• **Exercise prompt**:
Which lines of the data contain the string "base"? Show each of them.
[Material for this task Boundary: Start]
__global__ void k_unpack_dz_combine(int n, const double* __restrict__ pk, const double* __restrict__ P2, const double* __restrict__ sc, int idtau,
   double eta, const double* __restrict__ Rd, double* __restrict__ dZ)
{
   const double dtau = sc[idtau];
   const long long total = (long long) n * n;
   for (long long e = (long long) blockIdx.x * blockDim.x + threadIdx.x; e < total; e += (long long) gridDim.x * blockDim.x)
   {
      const int r0 = (int) (e / n), c0 = (int) (e - (long long) (e / n) * n);
      const int r = r0 > c0 ? r0 : c0, c = r0 > c0 ? c0 : r0;
      const double p1 = pk[(long long) r * (r + 1) / 2 + c];
      dZ[e] = (p1 - dtau * P2[e]) + eta * Rd[e];
   }
}

__global__ void k_dirmat_pack(int n, double s1, const double* __restrict__ Zinv, const double* __restrict__ X,
   const double* __restrict__ GZ, double* __restrict__ H, double* __restrict__ pk)
{
   const long long total = (long long) n * n;
   for (long long i = (long long) blockIdx.x * blockDim.x + threadIdx.x; i < total; i += (long long) gridDim.x * blockDim.x)
   {
      const int r = (int) (i / n);
      const int c = (int) (i - (long long) r * n);
      const double g = 0.5 * (GZ[i] + GZ[(long long) c * n + r]);
      const double h = s1 * Zinv[i] - X[i] - g;
      H[i] = h;
      if ( c <= r )
         pk[(long long) r * (r + 1) / 2 + c] = (r == c ? 1.0 : 2.0) * h;
   }
}

__global__ void k_zero_upper(double* A, int n)
{
   const long long total = (long long) n * n;
   for (long long i = (long long) blockIdx.x * blockDim.x + threadIdx.x; i < total; i += (long long) gridDim.x * blockDim.x)
   {
      const int r = (int) (i / n);
      const int c = (int) (i - (long long) r * n);
      if ( r < c )
         A[i] = 0.0;
   }
}

__global__ void k_symmetrize(double* A, int n)
{
   const long long total = (long long) n * n;
   for (long long i = (long long) blockIdx.x * blockDim.x + threadIdx.x; i < total; i += (long long) gridDim.x * blockDim.x)
   {
      const int r = (int) (i / n);
      const int c = (int) (i - (long long) r * n);
      if ( r > c )
      {
         const double v = 0.5 * (A[(long long) r * n + c] + A[(long long) c * n + r]);
         A[(long long) r * n + c] = v;
         A[(long long) c * n + r] = v;
      }
   }
}

__global__ void k_dirmat(int n, double s1, const double* __restrict__ Zinv, const double* __restrict__ X,
   const double* __restrict__ GZ, double* __restrict__ H)
{
   const long long total = (long long) n * n;
   for (long long i = (long long) blockIdx.x * blockDim.x + threadIdx.x; i < total; i += (long long) gridDim.x * blockDim.x)
   {
      const int r = (int) (i / n);
      const int c = (int) (i - (long long) r * n);
      const double g = 0.5 * (GZ[i] + GZ[(long long) c * n + r]);
      H[i] = s1 * Zinv[i] - X[i] - g;
   }
}

__global__ void k_lp_dir(int q, double sigmu, double eta, const double* __restrict__ x, const double* __restrict__ z,
   const double* __restrict__ r, const double* __restrict__ elp, double* __restrict__ out)
{
   const int i = blockIdx.x * blockDim.x + threadIdx.x;
   if ( i < q )
   {
      double t = eta * x[i] * r[i];
      if ( elp != NULL )
         t += elp[i];
      out[i] = sigmu / z[i] - x[i] - t / z[i];
   }
}

__global__ void k_lp_scale_rows(int q, int cols, const double* __restrict__ x, const double* __restrict__ z,
   const double* __restrict__ D, double* __restrict__ S)
{
   const long long total = (long long) q * cols;
   for (long long i = (long long) blockIdx.x * blockDim.x + threadIdx.x; i < total; i += (long long) gridDim.x * blockDim.x)
   {
      const int r = (int) (i / cols);
      S[i] = (x[r] / z[r]) * D[i];
   }
}

__global__ void k_vec_mul(long long n, const double* __restrict__ a, const double* __restrict__ b, double* __restrict__ out)
{
   for (long long i = (long long) blockIdx.x * blockDim.x + threadIdx.x; i < n; i += (long long) gridDim.x * blockDim.x)
      out[i] = a[i] * b[i];
}

static inline int grid_for(long long n, int block, int cap)
{
   long long g = (n + block - 1) / block;
   if ( g > cap ) g = cap;
   if ( g < 1 ) g = 1;
   return (int) g;
}

int hs_fill(hipStream_t s, double* p, long long n, double v)
{
   (void) hs_red_batch_flush();
   if ( n <= 0 ) return HS_OK;
   hipLaunchKernelGGL(k_fill, dim3(grid_for(n, 256, 2048)), dim3(256), 0, s, p, n, v);
   HS_LAUNCH_CHECK();
   return HS_OK;
}

int hs_set_identity(hipStream_t s, double* A, int n, double v)
{
   (void) hs_red_batch_flush();
   if ( n <= 0 ) return HS_OK;
   hipLaunchKernelGGL(k_identity, dim3(grid_for((long long) n * n, 256, 2048)), dim3(256), 0, s, A, n, v);
   HS_LAUNCH_CHECK();
   return HS_OK;
}

__global__ void k_copy(long long n, const double* __restrict__ src, double* __restrict__ dst)
{
   for (long long i = (long long) blockIdx.x * blockDim.x + threadIdx.x; i < n; i += (long long) gridDim.x * blockDim.x)
      dst[i] = src[i];
}

long long hs_objs_lane_layout(int m, int q, int nblk, const int* n, int gap, long long* off)
{
   long long t = 0;
   int i = 0;
   auto put = [&](long long len) { off[i++] = t; t += ((len + 1) & ~1LL) + gap; };
   put(m); put(m); put(q); put(q);
   for (int k = 0; k < nblk; ++k)
   {
      put((long long) n[k] * n[k]);
      put((long long) n[k] * n[k]);
   }
   return t;
}

__global__ void __launch_bounds__(256) k_objs_fanout(const hs_fan_plan P, double* __restrict__ lanes, long long lane_stride, int nlanes)
{
   typedef double fan_v2 __attribute__((ext_vector_type(2)));
   const hs_fan_seg& S = P.seg[blockIdx.y];
   const long long nv = S.len >> 1;
   for (long long j = blockIdx.x; j < nlanes; j += gridDim.x)
   {
      const double* __restrict__ src = (j == 0) ? S.src0 : S.src + (j - 1) * S.stride;
      double* __restrict__ dst = lanes + j * lane_stride + S.dst;
      for (long long e = threadIdx.x; e < nv; e += 256)
// ... 9 lines not shown
      return HS_OK;
   if ( plan->nseg > HS_FAN_MAXSEG || (lane_stride & 1) || (reinterpret_cast<size_t>(lanes) & 15) )
      return HS_ERR_ARG;
   for (int i = 0; i < plan->nseg; ++i)
   {
      const hs_fan_seg& S = plan->seg[i];
      if ( S.len <= 0 || (S.dst & 1) || (S.stride & 1) || (reinterpret_cast<size_t>(S.src0) & 15) || (reinterpret_cast<size_t>(S.src) & 15) )
         return HS_ERR_ARG;
   }
   const int gx = nlanes < (1 << 20) ? nlanes : (1 << 20);
   hipLaunchKernelGGL(k_objs_fanout, dim3(gx, plan->nseg), dim3(256), 0, st, *plan, lanes, lane_stride, nlanes);
   HS_LAUNCH_CHECK();
   return HS_OK;
}

int hs_copy(hipStream_t s, double* dst, const double* src, long long n)
{
   (void) hs_red_batch_flush();
   if ( n <= 0 ) return HS_OK;
   if ( n <= (1LL << 16) )
   {
      hipLaunchKernelGGL(k_copy, dim3(grid_for(n, 256, 256)), dim3(256), 0, s, n, src, dst);
      HS_LAUNCH_CHECK();
      return HS_OK;
   }
   HS_HIP( hipMemcpyAsync(dst, src, (size_t) n * sizeof(double), hipMemcpyDeviceToDevice, s) );
   return HS_OK;
}

__global__ void k_axpy3(double a, long long n1, const double* __restrict__ x1, double* __restrict__ y1, long long n2,
   const double* __restrict__ x2, double* __restrict__ y2, long long n3, const double* __restrict__ x3, double* __restrict__ y3)
{
   const long long total = n1 + n2 + n3;
   for (long long i = (long long) blockIdx.x * blockDim.x + threadIdx.x; i < total; i += (long long) gridDim.x * blockDim.x)
   {
      if ( i < n1 )
         y1[i] += a * x1[i];
      else if ( i < n1 + n2 )
         y2[i - n1] += a * x2[i - n1];
      else
         y3[i - n1 - n2] += a * x3[i - n1 - n2];
   }
}

int hs_axpy3(hipStream_t s, double a, long long n1, const double* x1, double* y1, long long n2, const double* x2, double* y2,
   long long n3, const double* x3, double* y3)
{
   if ( n1 < 0 ) n1 = 0;
   if ( n2 < 0 ) n2 = 0;
   if ( n3 < 0 ) n3 = 0;
   if ( n1 + n2 + n3 == 0 ) return HS_OK;
   if ( hs_rec_axpy3(s, a, n1, x1, y1, n2, x2, y2, n3, x3, y3) )
      return HS_OK;
   hipLaunchKernelGGL(k_axpy3, dim3(grid_for(n1 + n2 + n3, 256, 2048)), dim3(256), 0, s, a, n1, x1, y1, n2, x2, y2, n3, x3, y3);
   HS_LAUNCH_CHECK();
   return HS_OK;
}

int hs_scale_add(hipStream_t s, long long n, double a, const double* x, double b, const double* y, double* out)
{
   (void) hs_red_batch_flush();
   if ( n <= 0 ) return HS_OK;
   hipLaunchKernelGGL(k_scale_add, dim3(grid_for(n, 256, 2048)), dim3(256), 0, s, n, a, x, b, y, out);
   HS_LAUNCH_CHECK();
   return HS_OK;
}

__global__ void k_trial_pair(long long n, double a, double b, int first, hs_trial_job J0, hs_trial_job J1)
{
   const hs_trial_job J = blockIdx.y ? J1 : J0;
   const double* base = first ? J.V : J.Vs;
   for (long long i = (long long) blockIdx.x * blockDim.x + threadIdx.x; i < n; i += (long long) gridDim.x * blockDim.x)
   {
      const double y = base[i];
      double v = a * J.dV[i];
      v += b * y;
      if ( first )
         J.Vs[i] = y;
      J.V[i] = v;
      J.L[i] = v;
   }
}

int hs_trial_pair(hipStream_t s, long long n, double alpha, int first, const hs_trial_job* jobs)
{
   (void) hs_red_batch_flush();
   if ( n <= 0 ) return HS_OK;
   hipLaunchKernelGGL(k_trial_pair, dim3(grid_for(n, 256, 2048), 2), dim3(256), 0, s, n, alpha, 1.0, first, jobs[0], jobs[1]);
   HS_LAUNCH_CHECK();
   return HS_OK;
}

int hs_axpy(hipStream_t s, long long n, double a, const double* x, double* y)
{
   (void) hs_red_batch_flush();
   return hs_scale_add(s, n, a, x, 1.0, y, y);
}

int hs_mirror_lower(hipStream_t s, double* A, int n, long long lda)
{
   (void) hs_red_batch_flush();
   if ( n <= 1 ) return HS_OK;
   hipLaunchKernelGGL(k_mirror_lower, dim3(grid_for((long long) n * n, 256, 2048)), dim3(256), 0, s, A, n, lda);
   HS_LAUNCH_CHECK();
   return HS_OK;
}

int hs_mirror_upper(hipStream_t s, double* A, int n, long long lda)
{
   (void) hs_red_batch_flush();
   if ( n <= 1 ) return HS_OK;
   hipLaunchKernelGGL(k_mirror_upper, dim3(grid_for((long long) n * n, 256, 2048)), dim3(256), 0, s, A, n, lda);
   HS_LAUNCH_CHECK();
   return HS_OK;
}

int hs_pack_rows(hipStream_t s, int m1, int n, long long Lp, const double* A, double* Apk)
{
   (void) hs_red_batch_flush();
   HS_HIP( hipMemsetAsync(Apk, 0, (size_t) m1 * (size_t) Lp * sizeof(double), s) );
   hipLaunchKernelGGL(k_pack_rows, dim3(grid_for((long long) m1 * n * n, 256, 65536)), dim3(256), 0, s, m1, n, Lp, A, Apk);
   HS_LAUNCH_CHECK();
   return HS_OK;
}

int hs_packed_diag(hipStream_t s, int m1, int n, int ldd, long long Lp, const double* Apk, double* D)
{
   (void) hs_red_batch_flush();
   if ( ldd < n )
      return HS_ERR_ARG;
   hipLaunchKernelGGL(k_packed_diag, dim3(grid_for((long long) m1 * ldd, 256, 2048)), dim3(256), 0, s, m1, n, ldd, Lp, Apk, D);
   HS_LAUNCH_CHECK();
   return HS_OK;
}

int hs_sub_lower(hipStream_t s, int n, const double* S, double* C)
{
   (void) hs_red_batch_flush();
   hipLaunchKernelGGL(k_sub_lower, dim3(grid_for((long long) n * n, 256, 2048)), dim3(256), 0, s, n, S, C);
   HS_LAUNCH_CHECK();
   return HS_OK;
}

int hs_pack_weighted(hipStream_t s, int n, const double* V, double* pk)
{
   (void) hs_red_batch_flush();
   hipLaunchKernelGGL(k_pack_weighted, dim3(grid_for((long long) n * n, 256, 2048)), dim3(256), 0, s, n, V, pk);
   HS_LAUNCH_CHECK();
   return HS_OK;
}

int hs_unpack_sym(hipStream_t s, int n, const double* pk, double sa, const double* add, double* out)
{
   (void) hs_red_batch_flush();
   hipLaunchKernelGGL(k_unpack_sym, dim3(grid_for((long long) n * n, 256, 2048)), dim3(256), 0, s, n, pk, sa, add, out);
   HS_LAUNCH_CHECK();
   return HS_OK;
}

int hs_unpack_sym3(hipStream_t s, int n, int cnt, const double* const* pk, double* const* out)
{
   (void) hs_red_batch_flush();
   if ( cnt < 1 || cnt > 3 )
      return HS_ERR_ARG;
   unpack3_args U = {{NULL, NULL, NULL}, {NULL, NULL, NULL}};
   for (int k = 0; k < cnt; ++k)
   {
      U.pk[k] = pk[k]; U.out[k] = out[k];
   }
   hipLaunchKernelGGL(k_unpack_sym3, dim3(grid_for((long long) n * n, 256, 2048), cnt), dim3(256), 0, s, n, U);
   HS_LAUNCH_CHECK();
   return HS_OK;
}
[Material for this task Boundary: End]
• **Response box**:
   const double* base = first ? J.V : J.Vs;
      const double y = base[i];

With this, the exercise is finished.